┌─ Material provided
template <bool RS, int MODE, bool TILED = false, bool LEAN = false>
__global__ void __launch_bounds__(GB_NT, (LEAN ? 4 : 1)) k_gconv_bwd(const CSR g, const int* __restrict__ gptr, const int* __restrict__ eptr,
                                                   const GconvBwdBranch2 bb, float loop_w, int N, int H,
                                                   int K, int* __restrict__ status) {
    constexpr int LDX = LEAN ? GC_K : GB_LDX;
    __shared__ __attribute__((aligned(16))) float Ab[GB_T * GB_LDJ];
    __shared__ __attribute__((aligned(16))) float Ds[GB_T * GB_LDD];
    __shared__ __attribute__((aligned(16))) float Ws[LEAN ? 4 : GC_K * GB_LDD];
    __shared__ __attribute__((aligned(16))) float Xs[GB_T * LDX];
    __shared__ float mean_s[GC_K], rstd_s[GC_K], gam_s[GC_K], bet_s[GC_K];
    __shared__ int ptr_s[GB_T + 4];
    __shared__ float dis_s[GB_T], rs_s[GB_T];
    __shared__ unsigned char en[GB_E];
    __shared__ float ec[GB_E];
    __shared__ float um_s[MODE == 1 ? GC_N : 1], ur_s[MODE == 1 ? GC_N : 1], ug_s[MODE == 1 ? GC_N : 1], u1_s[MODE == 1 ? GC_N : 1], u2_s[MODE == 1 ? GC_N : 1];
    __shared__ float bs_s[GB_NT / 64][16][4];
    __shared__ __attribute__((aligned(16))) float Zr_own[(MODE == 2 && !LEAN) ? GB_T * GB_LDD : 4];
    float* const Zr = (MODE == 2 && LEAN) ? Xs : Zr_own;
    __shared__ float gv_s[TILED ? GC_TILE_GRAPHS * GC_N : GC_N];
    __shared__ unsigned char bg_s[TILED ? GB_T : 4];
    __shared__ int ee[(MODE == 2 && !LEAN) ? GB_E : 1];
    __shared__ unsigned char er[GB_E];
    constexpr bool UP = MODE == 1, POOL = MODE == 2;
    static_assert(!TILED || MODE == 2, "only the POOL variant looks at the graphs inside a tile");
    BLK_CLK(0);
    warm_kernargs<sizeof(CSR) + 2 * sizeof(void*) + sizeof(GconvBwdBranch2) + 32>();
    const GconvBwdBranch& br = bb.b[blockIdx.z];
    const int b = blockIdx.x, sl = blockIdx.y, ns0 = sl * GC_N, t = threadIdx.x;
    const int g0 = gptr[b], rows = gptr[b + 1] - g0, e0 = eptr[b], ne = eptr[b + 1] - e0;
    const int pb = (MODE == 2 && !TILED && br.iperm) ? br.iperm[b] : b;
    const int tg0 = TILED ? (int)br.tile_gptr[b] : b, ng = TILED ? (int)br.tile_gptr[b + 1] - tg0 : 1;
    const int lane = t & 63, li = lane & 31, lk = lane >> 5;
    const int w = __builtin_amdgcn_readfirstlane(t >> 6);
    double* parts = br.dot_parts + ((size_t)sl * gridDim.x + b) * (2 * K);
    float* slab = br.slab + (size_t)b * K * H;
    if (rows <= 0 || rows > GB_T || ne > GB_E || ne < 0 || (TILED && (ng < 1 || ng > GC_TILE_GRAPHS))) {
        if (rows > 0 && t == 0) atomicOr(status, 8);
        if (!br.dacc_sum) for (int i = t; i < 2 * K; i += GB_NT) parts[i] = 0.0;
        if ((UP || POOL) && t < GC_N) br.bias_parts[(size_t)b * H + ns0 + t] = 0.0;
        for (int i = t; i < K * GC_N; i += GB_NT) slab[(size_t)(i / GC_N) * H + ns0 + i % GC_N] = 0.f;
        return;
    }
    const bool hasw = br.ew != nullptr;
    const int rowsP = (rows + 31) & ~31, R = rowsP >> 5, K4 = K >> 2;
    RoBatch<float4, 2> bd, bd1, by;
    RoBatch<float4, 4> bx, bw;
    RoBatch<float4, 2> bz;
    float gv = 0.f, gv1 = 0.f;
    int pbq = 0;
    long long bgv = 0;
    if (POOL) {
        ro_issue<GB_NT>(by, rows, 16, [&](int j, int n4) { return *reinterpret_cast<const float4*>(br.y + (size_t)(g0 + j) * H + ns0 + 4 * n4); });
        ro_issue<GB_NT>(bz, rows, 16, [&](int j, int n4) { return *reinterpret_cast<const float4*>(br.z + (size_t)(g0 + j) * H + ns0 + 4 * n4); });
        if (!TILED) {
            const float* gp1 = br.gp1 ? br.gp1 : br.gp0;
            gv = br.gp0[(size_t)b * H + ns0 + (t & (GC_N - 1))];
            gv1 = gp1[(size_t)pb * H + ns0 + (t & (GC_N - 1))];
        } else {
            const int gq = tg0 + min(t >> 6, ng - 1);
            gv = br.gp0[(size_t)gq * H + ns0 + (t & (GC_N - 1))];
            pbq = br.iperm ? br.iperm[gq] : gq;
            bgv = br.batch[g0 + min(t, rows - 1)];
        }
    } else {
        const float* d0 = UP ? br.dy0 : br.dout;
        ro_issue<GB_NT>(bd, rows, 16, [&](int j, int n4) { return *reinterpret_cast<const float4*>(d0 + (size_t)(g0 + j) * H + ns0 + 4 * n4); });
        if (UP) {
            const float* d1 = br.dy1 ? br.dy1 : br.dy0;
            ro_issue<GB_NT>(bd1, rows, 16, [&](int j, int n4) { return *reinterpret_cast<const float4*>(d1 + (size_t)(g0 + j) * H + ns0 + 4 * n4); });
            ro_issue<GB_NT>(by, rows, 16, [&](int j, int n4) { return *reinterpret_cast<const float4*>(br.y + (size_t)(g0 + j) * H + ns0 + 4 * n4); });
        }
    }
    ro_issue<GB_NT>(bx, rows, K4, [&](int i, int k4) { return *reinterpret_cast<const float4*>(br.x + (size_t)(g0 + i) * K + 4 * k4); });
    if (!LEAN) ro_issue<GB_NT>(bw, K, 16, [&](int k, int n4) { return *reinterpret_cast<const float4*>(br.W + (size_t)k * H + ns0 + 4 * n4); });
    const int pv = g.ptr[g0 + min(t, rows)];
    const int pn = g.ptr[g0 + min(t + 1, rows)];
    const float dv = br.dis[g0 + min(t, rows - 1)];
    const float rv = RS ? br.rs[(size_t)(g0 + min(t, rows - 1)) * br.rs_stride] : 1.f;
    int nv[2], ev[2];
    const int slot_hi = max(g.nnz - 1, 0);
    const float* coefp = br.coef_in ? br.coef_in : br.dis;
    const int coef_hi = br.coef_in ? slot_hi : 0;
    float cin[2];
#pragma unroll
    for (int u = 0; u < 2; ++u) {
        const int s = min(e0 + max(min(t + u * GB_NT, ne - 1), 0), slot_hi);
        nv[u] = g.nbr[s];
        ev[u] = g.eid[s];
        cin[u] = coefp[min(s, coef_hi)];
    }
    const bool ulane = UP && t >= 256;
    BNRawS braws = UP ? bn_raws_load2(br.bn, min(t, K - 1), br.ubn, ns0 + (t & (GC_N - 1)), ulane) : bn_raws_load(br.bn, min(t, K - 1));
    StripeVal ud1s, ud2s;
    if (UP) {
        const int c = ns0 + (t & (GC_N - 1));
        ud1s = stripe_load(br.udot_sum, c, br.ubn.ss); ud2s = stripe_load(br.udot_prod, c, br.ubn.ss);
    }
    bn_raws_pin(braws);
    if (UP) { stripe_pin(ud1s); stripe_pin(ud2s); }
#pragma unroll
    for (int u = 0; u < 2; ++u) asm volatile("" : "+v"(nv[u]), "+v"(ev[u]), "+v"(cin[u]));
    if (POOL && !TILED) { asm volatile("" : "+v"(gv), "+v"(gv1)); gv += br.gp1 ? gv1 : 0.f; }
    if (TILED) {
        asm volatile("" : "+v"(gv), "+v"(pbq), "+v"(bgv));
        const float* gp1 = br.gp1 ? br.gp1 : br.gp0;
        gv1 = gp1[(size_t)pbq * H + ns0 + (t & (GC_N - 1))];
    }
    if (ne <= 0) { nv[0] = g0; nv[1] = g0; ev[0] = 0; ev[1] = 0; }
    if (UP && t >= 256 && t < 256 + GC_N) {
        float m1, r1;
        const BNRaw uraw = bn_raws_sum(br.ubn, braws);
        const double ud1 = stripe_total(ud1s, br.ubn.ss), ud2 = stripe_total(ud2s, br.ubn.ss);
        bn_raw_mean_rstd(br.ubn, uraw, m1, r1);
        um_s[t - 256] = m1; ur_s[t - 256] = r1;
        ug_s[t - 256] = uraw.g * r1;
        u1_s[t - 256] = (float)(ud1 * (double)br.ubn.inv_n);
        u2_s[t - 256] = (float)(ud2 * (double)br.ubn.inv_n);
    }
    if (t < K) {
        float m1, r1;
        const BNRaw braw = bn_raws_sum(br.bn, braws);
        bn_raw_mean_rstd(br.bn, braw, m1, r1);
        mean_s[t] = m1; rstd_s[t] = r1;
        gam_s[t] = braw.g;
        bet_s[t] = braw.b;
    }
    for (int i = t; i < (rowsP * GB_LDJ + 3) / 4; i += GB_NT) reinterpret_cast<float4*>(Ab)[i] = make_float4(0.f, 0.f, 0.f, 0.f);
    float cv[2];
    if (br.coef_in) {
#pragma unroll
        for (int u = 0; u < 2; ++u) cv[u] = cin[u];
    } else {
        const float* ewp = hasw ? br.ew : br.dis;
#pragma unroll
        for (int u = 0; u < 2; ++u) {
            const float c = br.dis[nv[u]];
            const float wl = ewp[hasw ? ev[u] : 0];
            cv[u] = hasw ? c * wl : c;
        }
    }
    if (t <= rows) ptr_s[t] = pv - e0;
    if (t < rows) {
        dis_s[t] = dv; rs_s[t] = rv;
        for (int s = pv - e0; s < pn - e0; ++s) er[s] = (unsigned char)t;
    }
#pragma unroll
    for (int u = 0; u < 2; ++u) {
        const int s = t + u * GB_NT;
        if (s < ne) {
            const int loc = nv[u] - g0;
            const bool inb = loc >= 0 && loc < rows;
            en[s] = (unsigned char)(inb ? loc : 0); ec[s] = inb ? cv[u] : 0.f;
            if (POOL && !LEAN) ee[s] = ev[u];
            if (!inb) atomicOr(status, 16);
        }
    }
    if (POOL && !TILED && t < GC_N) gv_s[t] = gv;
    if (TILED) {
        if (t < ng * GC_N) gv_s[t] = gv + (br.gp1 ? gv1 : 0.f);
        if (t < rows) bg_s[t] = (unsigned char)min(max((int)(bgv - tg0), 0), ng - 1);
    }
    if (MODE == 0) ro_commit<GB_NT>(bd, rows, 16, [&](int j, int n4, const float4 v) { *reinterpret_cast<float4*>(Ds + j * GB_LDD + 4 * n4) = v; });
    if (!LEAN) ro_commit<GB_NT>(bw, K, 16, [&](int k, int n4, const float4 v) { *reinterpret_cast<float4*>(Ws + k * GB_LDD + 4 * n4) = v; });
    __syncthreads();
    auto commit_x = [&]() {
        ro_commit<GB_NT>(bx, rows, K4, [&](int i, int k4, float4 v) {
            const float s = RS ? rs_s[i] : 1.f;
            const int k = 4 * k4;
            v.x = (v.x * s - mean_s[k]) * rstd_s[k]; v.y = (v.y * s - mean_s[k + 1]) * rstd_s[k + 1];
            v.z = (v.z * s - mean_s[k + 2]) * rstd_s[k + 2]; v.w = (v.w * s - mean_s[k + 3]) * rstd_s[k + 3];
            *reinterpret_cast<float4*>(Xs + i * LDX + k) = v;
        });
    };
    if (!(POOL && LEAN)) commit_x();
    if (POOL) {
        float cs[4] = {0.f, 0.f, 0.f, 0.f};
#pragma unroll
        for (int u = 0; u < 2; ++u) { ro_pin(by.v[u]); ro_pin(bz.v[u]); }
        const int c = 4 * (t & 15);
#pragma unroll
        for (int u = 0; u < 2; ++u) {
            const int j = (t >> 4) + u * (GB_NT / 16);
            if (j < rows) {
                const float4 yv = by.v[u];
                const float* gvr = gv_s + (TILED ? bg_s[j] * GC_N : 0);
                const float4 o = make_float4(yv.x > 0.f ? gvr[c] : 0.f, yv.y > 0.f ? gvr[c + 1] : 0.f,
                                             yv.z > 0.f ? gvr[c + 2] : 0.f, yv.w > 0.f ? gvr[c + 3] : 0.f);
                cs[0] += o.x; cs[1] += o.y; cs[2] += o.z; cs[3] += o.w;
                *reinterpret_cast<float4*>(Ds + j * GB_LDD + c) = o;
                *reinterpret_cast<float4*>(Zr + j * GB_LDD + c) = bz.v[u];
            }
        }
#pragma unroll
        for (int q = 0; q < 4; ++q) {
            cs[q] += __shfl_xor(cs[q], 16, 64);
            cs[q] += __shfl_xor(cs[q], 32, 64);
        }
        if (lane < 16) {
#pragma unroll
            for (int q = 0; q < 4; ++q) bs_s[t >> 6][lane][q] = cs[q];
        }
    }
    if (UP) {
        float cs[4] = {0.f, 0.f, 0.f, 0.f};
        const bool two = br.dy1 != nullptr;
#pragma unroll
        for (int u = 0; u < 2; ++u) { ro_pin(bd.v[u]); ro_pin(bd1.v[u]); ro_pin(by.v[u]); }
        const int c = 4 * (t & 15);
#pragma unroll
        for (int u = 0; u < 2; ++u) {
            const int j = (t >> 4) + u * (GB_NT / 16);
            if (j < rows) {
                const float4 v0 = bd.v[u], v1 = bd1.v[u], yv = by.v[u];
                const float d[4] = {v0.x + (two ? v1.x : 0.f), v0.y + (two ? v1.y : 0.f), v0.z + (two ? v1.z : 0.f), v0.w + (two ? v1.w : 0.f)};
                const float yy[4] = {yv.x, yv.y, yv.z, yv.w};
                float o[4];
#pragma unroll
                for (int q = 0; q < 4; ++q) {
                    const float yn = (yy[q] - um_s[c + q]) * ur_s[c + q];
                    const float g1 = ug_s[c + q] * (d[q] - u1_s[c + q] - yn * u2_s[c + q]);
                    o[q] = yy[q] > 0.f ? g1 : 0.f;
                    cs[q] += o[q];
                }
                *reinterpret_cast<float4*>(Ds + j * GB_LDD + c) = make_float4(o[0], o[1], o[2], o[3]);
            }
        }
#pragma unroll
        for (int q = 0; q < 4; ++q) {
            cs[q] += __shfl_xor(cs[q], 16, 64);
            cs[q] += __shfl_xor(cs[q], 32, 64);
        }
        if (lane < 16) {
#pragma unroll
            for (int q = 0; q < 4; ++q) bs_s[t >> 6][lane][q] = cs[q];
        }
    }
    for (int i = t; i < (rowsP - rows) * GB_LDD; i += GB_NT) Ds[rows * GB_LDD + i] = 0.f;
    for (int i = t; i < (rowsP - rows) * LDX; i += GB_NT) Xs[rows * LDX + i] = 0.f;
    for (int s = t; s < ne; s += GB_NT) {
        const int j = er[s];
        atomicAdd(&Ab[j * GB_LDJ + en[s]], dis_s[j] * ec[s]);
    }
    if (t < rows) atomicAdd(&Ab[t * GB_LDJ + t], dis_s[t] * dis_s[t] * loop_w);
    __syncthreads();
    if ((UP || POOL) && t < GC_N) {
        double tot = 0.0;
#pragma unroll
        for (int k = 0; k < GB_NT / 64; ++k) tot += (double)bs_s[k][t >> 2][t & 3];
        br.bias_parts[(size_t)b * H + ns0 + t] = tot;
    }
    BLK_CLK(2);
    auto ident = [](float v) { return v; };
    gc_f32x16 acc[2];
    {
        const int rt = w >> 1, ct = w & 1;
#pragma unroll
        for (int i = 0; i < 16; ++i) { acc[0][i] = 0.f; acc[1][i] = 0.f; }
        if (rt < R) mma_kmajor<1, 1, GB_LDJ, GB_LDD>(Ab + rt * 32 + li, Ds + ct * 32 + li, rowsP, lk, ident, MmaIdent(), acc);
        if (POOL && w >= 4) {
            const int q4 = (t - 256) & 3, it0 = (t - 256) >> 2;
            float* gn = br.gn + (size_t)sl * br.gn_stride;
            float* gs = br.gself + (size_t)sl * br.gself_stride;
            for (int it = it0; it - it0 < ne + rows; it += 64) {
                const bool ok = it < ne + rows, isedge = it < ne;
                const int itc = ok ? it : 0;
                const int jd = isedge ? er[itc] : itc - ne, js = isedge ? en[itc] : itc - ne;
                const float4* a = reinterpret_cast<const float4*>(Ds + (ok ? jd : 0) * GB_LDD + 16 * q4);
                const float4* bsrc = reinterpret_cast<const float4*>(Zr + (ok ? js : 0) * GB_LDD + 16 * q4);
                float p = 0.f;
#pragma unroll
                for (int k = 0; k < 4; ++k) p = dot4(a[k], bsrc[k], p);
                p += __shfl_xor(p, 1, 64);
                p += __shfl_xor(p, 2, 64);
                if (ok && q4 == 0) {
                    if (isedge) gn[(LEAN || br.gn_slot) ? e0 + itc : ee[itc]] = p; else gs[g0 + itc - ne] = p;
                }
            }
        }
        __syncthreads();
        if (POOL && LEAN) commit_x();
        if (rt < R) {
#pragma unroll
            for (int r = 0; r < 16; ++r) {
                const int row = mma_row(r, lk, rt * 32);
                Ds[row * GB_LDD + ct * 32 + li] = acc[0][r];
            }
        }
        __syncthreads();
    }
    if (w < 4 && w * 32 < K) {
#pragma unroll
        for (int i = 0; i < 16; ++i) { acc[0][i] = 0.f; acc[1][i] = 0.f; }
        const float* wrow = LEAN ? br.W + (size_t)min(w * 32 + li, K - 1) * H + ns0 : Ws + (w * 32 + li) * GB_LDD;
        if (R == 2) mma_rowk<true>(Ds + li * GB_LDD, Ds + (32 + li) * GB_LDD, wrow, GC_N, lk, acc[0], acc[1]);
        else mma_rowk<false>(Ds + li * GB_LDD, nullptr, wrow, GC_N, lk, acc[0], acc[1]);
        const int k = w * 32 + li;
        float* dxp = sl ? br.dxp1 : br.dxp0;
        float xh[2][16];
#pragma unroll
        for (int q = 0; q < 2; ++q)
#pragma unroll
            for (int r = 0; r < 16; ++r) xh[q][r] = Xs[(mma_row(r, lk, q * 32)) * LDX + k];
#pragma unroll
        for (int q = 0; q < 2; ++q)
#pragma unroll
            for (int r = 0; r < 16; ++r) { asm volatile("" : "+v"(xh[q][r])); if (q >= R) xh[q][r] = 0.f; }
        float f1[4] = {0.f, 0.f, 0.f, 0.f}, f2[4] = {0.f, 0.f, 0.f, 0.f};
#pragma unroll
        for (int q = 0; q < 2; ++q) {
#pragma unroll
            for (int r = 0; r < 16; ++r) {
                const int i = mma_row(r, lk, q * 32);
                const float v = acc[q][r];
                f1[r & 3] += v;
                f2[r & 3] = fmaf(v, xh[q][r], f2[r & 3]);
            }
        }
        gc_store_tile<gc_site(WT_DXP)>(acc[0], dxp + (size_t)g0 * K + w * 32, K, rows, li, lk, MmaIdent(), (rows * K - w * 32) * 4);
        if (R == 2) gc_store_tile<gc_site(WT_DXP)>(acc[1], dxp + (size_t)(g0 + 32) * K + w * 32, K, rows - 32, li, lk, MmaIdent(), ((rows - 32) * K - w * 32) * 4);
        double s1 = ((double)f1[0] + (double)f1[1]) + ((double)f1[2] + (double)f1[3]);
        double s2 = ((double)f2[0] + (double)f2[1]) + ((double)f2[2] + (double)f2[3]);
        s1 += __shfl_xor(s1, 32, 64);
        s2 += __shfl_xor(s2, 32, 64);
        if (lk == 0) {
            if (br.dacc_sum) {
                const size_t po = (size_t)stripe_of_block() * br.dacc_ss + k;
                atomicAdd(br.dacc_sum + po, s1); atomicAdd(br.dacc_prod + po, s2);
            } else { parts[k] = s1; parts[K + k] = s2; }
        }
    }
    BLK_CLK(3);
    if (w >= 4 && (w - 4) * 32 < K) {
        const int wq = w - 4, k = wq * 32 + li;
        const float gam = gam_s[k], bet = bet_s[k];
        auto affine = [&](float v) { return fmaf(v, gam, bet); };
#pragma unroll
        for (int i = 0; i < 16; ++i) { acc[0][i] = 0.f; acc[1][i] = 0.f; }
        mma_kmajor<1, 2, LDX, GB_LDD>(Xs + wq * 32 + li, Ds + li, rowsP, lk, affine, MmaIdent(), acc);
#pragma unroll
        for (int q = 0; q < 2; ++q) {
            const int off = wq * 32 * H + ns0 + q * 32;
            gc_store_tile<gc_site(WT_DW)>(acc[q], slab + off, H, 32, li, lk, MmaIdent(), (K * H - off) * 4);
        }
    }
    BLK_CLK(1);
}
└─
Action item: Please transcribe, exactly and with nothing added, the lines from the first line of the material above through the line that contains "BLK_CLK(0);".

Response:
template <bool RS, int MODE, bool TILED = false, bool LEAN = false>
__global__ void __launch_bounds__(GB_NT, (LEAN ? 4 : 1)) k_gconv_bwd(const CSR g, const int* __restrict__ gptr, const int* __restrict__ eptr,
                                                   const GconvBwdBranch2 bb, float loop_w, int N, int H,
                                                   int K, int* __restrict__ status) {
    constexpr int LDX = LEAN ? GC_K : GB_LDX;
    __shared__ __attribute__((aligned(16))) float Ab[GB_T * GB_LDJ];
    __shared__ __attribute__((aligned(16))) float Ds[GB_T * GB_LDD];
    __shared__ __attribute__((aligned(16))) float Ws[LEAN ? 4 : GC_K * GB_LDD];
    __shared__ __attribute__((aligned(16))) float Xs[GB_T * LDX];
    __shared__ float mean_s[GC_K], rstd_s[GC_K], gam_s[GC_K], bet_s[GC_K];
    __shared__ int ptr_s[GB_T + 4];
    __shared__ float dis_s[GB_T], rs_s[GB_T];
    __shared__ unsigned char en[GB_E];
    __shared__ float ec[GB_E];
    __shared__ float um_s[MODE == 1 ? GC_N : 1], ur_s[MODE == 1 ? GC_N : 1], ug_s[MODE == 1 ? GC_N : 1], u1_s[MODE == 1 ? GC_N : 1], u2_s[MODE == 1 ? GC_N : 1];
    __shared__ float bs_s[GB_NT / 64][16][4];
    __shared__ __attribute__((aligned(16))) float Zr_own[(MODE == 2 && !LEAN) ? GB_T * GB_LDD : 4];
    float* const Zr = (MODE == 2 && LEAN) ? Xs : Zr_own;
    __shared__ float gv_s[TILED ? GC_TILE_GRAPHS * GC_N : GC_N];
    __shared__ unsigned char bg_s[TILED ? GB_T : 4];
    __shared__ int ee[(MODE == 2 && !LEAN) ? GB_E : 1];
    __shared__ unsigned char er[GB_E];
    constexpr bool UP = MODE == 1, POOL = MODE == 2;
    static_assert(!TILED || MODE == 2, "only the POOL variant looks at the graphs inside a tile");
    BLK_CLK(0);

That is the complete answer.